It is not hard to go back to the 1940s or the very early fifties and find prototypes, precursors, sketches, and models of what in 1951, in Cleveland, Ohio, on the radio, Alan Freed would call “Rock ’n’ Roll.” With only the barest exceptions—the Orioles’ 1948 “It’s too Soon to Know” more than any other—you will not find the real thing. It doesn’t matter that records with some variation of the “rock” or “rocking” or even “rock and roll” were common in the forties—Roy Brown’s 1947 “Good Rockin’ Tonight,” Wild Bill Moore’s 1948 “We’re Gonna Rock, We’re Gonna Roll”—or that the likes of Freddie Slack’s 1946 “The House of Blue Lights” or Jackie Breston’s “Rocket 88” are commonly wheeled onstage not only as early rock & roll records but as the first rock & roll record.

These records and many like them have rock & roll themes. They may have rock & roll shape. But they are not rock & roll. The rhythms are slack, satisfied, finished. The singing is plumy, accepting, eager to please. No musician stands out, no one makes a fool of himself without signaling that he’s only kidding. No one goes too far—which means that the music most of all affirms that the world is precisely as it seems, that there is no too far to reach.
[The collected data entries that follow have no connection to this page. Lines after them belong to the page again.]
template <int NC>
__device__ __forceinline__ void acc_ld(const float* accs, int row, int col, float (&v)[NC]) {
#pragma unroll
    for (int q = 0; q < NC / 4; ++q) {
        const float4 x = *reinterpret_cast<const float4*>(accs + row * ACC_LD + col + 4 * q);
        v[4 * q] = x.x; v[4 * q + 1] = x.y; v[4 * q + 2] = x.z; v[4 * q + 3] = x.w;
    }
}
template <int NC>
__device__ __forceinline__ void acc_st(float* accs, int row, int col, const float (&v)[NC]) {
#pragma unroll
    for (int q = 0; q < NC / 4; ++q)
        *reinterpret_cast<float4*>(accs + row * ACC_LD + col + 4 * q) = make_float4(v[4 * q], v[4 * q + 1], v[4 * q + 2], v[4 * q + 3]);
}

template <int N>
__device__ __forceinline__ void gemm_phase(const unsigned char* ring, unsigned& qq, uint64_t* bar_full, uint32_t empty_r,
                                           float (&dm)[N / 2], float (&dc)[N / 2], int* err, int code, int lane,
                                           const Args& P, int t, int g) {
#pragma unroll
    for (int e = 0; e < N / 2; ++e) dm[e] = dc[e] = 0.f;
    const uint32_t ring_a = smem_u32(ring);
    constexpr uint32_t b_lbo = 16 * N, b_chunk = N * KC * 4;
    for (int j = 0; j < NCH; ++j, ++qq) {
        const int s = qq % NSLOT;
        if (!mbar_wait(&bar_full[s], (qq / NSLOT) & 1, WAIT_CYCLES)) fail(err, code);
#ifdef FSRL_PPO_CHUNK_STAMPS
        if (P.dbg && t == P.dbg_step && threadIdx.x < 32) P.dbg[(size_t)blockIdx.x * DBG_N + DBG_CH + 3 * NCH * g + 2 * NCH + j] = clock64();
#endif
        __syncwarp();
        wgmma_fence();
        const uint32_t base = ring_a + (uint32_t)s * SLOT_BYTES;
        const uint64_t ah0 = smem_desc(base, 1024, 128), al0 = smem_desc(base + A_CHUNK, 1024, 128);
        const uint64_t bh0 = smem_desc(base + 2 * A_CHUNK, b_lbo, 128), bl0 = smem_desc(base + 2 * A_CHUNK + b_chunk, b_lbo, 128);
#pragma unroll
        for (int ks = 0; ks < KC / 8; ++ks) {
            const uint64_t ah = ah0 + ks * (2048 / 16), al = al0 + ks * (2048 / 16);
            const uint64_t bh = bh0 + ks * (2 * b_lbo / 16), bl = bl0 + ks * (2 * b_lbo / 16);
            if constexpr (N == 32) {
                mma_m64n32k8_tf32(dc, al, bh);
                mma_m64n32k8_tf32(dc, ah, bl);
                mma_m64n32k8_tf32(dm, ah, bh);
            } else {
                mma_m64n64k8_tf32(dc, al, bh);
                mma_m64n64k8_tf32(dc, ah, bl);
                mma_m64n64k8_tf32(dm, ah, bh);
            }
        }
        wgmma_commit();
        if (j > 0) {
            wgmma_wait<1>();
            __syncwarp();
            if (lane < 8) mbar_arrive_cluster(empty_r + 8 * ((qq - 1) % NSLOT));
        }
    }
    wgmma_wait<0>();
    reg_fence(dm); reg_fence(dc);
    __syncwarp();
    if (lane < 8) mbar_arrive_cluster(empty_r + 8 * ((qq - 1) % NSLOT));
}
template <int N>
__device__ __forceinline__ void stage_acc(float* accs, const float (&dm)[N / 2], const float (&dc)[N / 2], int wq, int sp,
                                          int lane) {
    if (wq == 0) {
        const int r = 16 * sp + (lane >> 2);
#pragma unroll
        for (int i = 0; i < N / 8; ++i) {
            const int c = 8 * i + 2 * (lane & 3);
            *reinterpret_cast<float2*>(accs + r * ACC_LD + c) = make_float2(dm[4 * i] + dc[4 * i], dm[4 * i + 1] + dc[4 * i + 1]);
            *reinterpret_cast<float2*>(accs + (r + 8) * ACC_LD + c) =
                make_float2(dm[4 * i + 2] + dc[4 * i + 2], dm[4 * i + 3] + dc[4 * i + 3]);
        }
    }
    asm volatile("bar.sync %0, 64;" ::"r"(2 + sp) : "memory");
}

Whole intellectual industries are devoted to proving that there is nothing new under the sun, that everything comes from something else—and to such a degree that one can never tell when one thing turned into something else. But it is the moment when something appears as if out of nowhere, when a work of art carries within itself a thrill of invention so strong that the work is itself its own manifesto—a moment that, in historical time, may be repeated again and again, until, as culture, that moment of appearance can seem to define art itself—that counts.

“We didn’t know it,” the Los Angeles bandleader Johnny Otis once said of Fats Domino’s “The Fat Man,” “but there was a whole new art form brewing.” That is the story. That’s where history is made; that’s where history is started over, as if for the first time, the slate wiped clean, one or a multitude rushing forward promising that anything is possible, and then proving it.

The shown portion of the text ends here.